Eternity's Wheel
- First edition US cover
- Author: Neil Gaiman Michael Reaves Mallory Reaves
- Language: English
- Series: InterWorld
- Genre: Fantasy Science fiction
- Publisher: HarperTeen, an imprint of HarperCollins Publishers
- Publication date: May 19, 2015
- Publication place: United States
- Published in English: 2015
- Pages: 288
- ISBN: 978-0-06-206799-9
- Preceded by: The Silver Dream

= Eternity's Wheel =

Novel by Neil Gaiman, Michael Reaves, and Mallory Reaves

Eternity's Wheel is a 2015 fantasy and science fiction novel by Neil Gaiman, Michael Reaves and Mallory Reaves. It is the third novel in the InterWorld trilogy; previous volumes were the 2007 novel InterWorld and its 2013 sequel The Silver Dream. Eternity's Wheel was issued by HarperTeen, an imprint of HarperCollins Publishers, on May 19, 2015.

==Background==
Eternity's Wheel credits the story to Neil Gaiman, Michael Reaves, and Mallory Reaves with a "written by" credit being assigned to Michael Reaves and Mallory Reaves.
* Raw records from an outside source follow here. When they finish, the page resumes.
def encoder_forward(model, x, seed, seg=None):
    enc, base, att = model.encoder, model.base_learner, model.att_learner
    lib = _lib.load()
    B, _, N = x.shape
    M = B * N
    dev = x.device
    if seg is None:
        seg = SegLayout(1, B, 0, N)
    assert seg.B == B and seg.N == N
    x_pm, x_cm = ops.input_layouts(x)
    cat = torch.empty(M, 64 * enc.n_edgeconv, device=dev, dtype=torch.float32)
    inp, ec_saved = x_pm, []
    for l in range(enc.n_edgeconv):
        idx = ops.knn(inp, B, N, enc.k, x_cm=x_cm if l == 0 else None)
        if enc.idx_patch is not None:
            idx = enc.idx_patch(l, idx.view(B, N, enc.k)).view(idx.shape)
        out = cat[:, 64 * l:64 * (l + 1)]
        ec_saved.append(edgeconv_train_fwd(inp, idx, enc.edge_convs[l], B, N, out, seg))
        inp = out
    h, mlp_saved = cat, []
    for jn in range(len(enc.conv.layer_dims)):
        W = enc.conv.layer[3 * jn].weight
        h, sv = conv_bn_fwd(h, W.reshape(W.shape[0], -1).contiguous(), enc.conv.layer[3 * jn + 1], ops.ACT_LRELU, seg=seg)
        mlp_saved.append(sv)
    level2 = h
    feat = torch.empty(M, model.feat_dim, device=dev, dtype=torch.float32)
    od = att.out_channel
    ops.copy_cols(cat[:, :64], feat[:, :64])
    hb, base_saved = level2, []
    for i, seq in enumerate(base.convs):
        last = i == base.num_convs - 1
        W = seq[0].weight
        hb, sv = conv_bn_fwd(hb, W.reshape(W.shape[0], -1).contiguous(), seq[1], ops.ACT_NONE if last else ops.ACT_RELU,
                             bias=seq[0].bias, out=feat[:, 64 + od:] if last else None, seg=seg)
        base_saved.append(sv)
    Wqkv, qscale = att._fold()
    qkv = ops.pointwise_conv(level2, Wqkv, qscale, None, ops.ACT_NONE)
    lse = torch.empty(M, device=dev, dtype=torch.float32)
    p_drop = float(att.dropout.p)
    aws = _f(lib.r3d_attention_ws_words_ep_d(B, N, seg.clouds, od), dev)
    with _timed("attention"):
        _lib.check(lib.r3d_attention_fwd_train_ep_d(_p(qkv), 3 * od, B, N, _p(feat[:, 64:64 + od]), feat.stride(0), _p(lse),
                                                    p_drop, ctypes.c_uint(seed & 0xffffffff), _p(model._slot.seed_dev),
                                                    seg.clouds, od, _p(aws), _st()))
    model._dbg_idx = [sv[1] for sv in ec_saved]
    if getattr(model, "_trace", None) is not None:
        for e in range(seg.E):
            for b0, Bs in ((e * seg.clouds, seg.S), (e * seg.clouds + seg.S, seg.Q)):
                if Bs:
                    model._trace.setdefault("idx", []).append([sv[1][b0:b0 + Bs] for sv in ec_saved])
                    model._trace.setdefault("argmax", []).append([sv[7][b0 * N:(b0 + Bs) * N] for sv in ec_saved])
    return feat, EncoderSaved(model, seg, seed, p_drop, model._slot.seed_dev, ec_saved, mlp_saved, base_saved, cat, level2,
                              qkv, lse, feat, aws)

In a YouTube posting from April 2013, Gaiman explained that he met up with Reaves and Reaves (who are father and daughter) to plot out the third volume of the trilogy, but as with the previous volume in the InterWorld series, Gaiman's commitment to other projects prevented him from doing actual writing work on the book. The elder Reaves, meanwhile, has Parkinson's disease, and was therefore unable to actually perform much (if any) writing work. Consequently, Eternity's Wheel was essentially written in its entirety by Mallory Reaves, with story notes and editing advice from the two credited co-authors.